## Your assignment:
Restate word for word the line with "for (int f = 0;" and all lines after it; please stop only at the end of the listing below.

=== Section Start ===

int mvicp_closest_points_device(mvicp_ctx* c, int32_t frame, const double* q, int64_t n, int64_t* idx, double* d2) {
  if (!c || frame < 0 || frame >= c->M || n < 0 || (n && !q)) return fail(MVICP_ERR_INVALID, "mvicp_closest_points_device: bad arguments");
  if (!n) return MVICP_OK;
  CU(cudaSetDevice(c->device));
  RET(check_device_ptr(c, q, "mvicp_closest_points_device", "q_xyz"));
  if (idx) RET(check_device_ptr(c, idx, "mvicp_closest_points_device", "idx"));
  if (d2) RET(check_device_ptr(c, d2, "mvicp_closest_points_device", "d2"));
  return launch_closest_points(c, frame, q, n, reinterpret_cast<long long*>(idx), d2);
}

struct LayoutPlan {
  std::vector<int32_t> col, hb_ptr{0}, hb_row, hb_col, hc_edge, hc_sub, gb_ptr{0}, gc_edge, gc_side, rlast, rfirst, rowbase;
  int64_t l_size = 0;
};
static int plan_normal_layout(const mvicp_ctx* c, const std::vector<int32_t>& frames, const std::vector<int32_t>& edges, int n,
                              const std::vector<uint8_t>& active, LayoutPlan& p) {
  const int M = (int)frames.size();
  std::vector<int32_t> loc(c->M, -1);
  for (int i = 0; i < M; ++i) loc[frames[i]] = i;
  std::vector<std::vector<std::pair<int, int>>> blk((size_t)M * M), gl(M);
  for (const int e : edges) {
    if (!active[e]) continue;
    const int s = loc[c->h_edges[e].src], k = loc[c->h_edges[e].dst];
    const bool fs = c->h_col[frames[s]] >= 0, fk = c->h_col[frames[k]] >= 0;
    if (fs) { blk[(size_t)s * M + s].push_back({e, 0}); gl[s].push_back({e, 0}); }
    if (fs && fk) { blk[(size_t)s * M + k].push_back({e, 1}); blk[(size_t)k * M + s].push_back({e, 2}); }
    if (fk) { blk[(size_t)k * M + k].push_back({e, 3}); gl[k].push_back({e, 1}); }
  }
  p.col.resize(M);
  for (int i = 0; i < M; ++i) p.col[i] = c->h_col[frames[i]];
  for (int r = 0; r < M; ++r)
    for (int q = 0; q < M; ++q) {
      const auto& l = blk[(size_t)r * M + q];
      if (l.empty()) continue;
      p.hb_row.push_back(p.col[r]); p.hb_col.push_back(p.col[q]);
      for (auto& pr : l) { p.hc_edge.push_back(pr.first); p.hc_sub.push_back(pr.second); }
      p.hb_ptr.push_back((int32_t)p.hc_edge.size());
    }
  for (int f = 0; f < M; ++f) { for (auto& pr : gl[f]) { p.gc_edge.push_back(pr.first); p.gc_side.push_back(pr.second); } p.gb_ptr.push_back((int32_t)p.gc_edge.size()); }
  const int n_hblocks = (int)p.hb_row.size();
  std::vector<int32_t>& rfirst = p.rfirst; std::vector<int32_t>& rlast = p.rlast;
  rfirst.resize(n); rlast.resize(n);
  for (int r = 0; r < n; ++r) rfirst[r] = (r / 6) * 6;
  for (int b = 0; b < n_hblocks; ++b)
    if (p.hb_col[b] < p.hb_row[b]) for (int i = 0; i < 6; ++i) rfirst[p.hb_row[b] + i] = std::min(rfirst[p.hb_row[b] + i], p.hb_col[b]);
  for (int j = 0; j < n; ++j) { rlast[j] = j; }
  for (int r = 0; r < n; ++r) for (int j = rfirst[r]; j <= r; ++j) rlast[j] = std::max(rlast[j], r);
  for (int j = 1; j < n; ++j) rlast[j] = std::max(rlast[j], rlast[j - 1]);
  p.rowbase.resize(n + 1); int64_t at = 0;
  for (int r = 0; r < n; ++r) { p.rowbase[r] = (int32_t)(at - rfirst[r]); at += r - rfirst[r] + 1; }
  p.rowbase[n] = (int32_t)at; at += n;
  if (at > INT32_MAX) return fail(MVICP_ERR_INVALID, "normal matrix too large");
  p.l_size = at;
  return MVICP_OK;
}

=== Section End ===

## Answer area:
  for (int f = 0; f < M; ++f) { for (auto& pr : gl[f]) { p.gc_edge.push_back(pr.first); p.gc_side.push_back(pr.second); } p.gb_ptr.push_back((int32_t)p.gc_edge.size()); }
  const int n_hblocks = (int)p.hb_row.size();
  std::vector<int32_t>& rfirst = p.rfirst; std::vector<int32_t>& rlast = p.rlast;
  rfirst.resize(n); rlast.resize(n);
  for (int r = 0; r < n; ++r) rfirst[r] = (r / 6) * 6;
  for (int b = 0; b < n_hblocks; ++b)
    if (p.hb_col[b] < p.hb_row[b]) for (int i = 0; i < 6; ++i) rfirst[p.hb_row[b] + i] = std::min(rfirst[p.hb_row[b] + i], p.hb_col[b]);
  for (int j = 0; j < n; ++j) { rlast[j] = j; }
  for (int r = 0; r < n; ++r) for (int j = rfirst[r]; j <= r; ++j) rlast[j] = std::max(rlast[j], r);
  for (int j = 1; j < n; ++j) rlast[j] = std::max(rlast[j], rlast[j - 1]);
  p.rowbase.resize(n + 1); int64_t at = 0;
  for (int r = 0; r < n; ++r) { p.rowbase[r] = (int32_t)(at - rfirst[r]); at += r - rfirst[r] + 1; }
  p.rowbase[n] = (int32_t)at; at += n;
  if (at > INT32_MAX) return fail(MVICP_ERR_INVALID, "normal matrix too large");
  p.l_size = at;
  return MVICP_OK;
}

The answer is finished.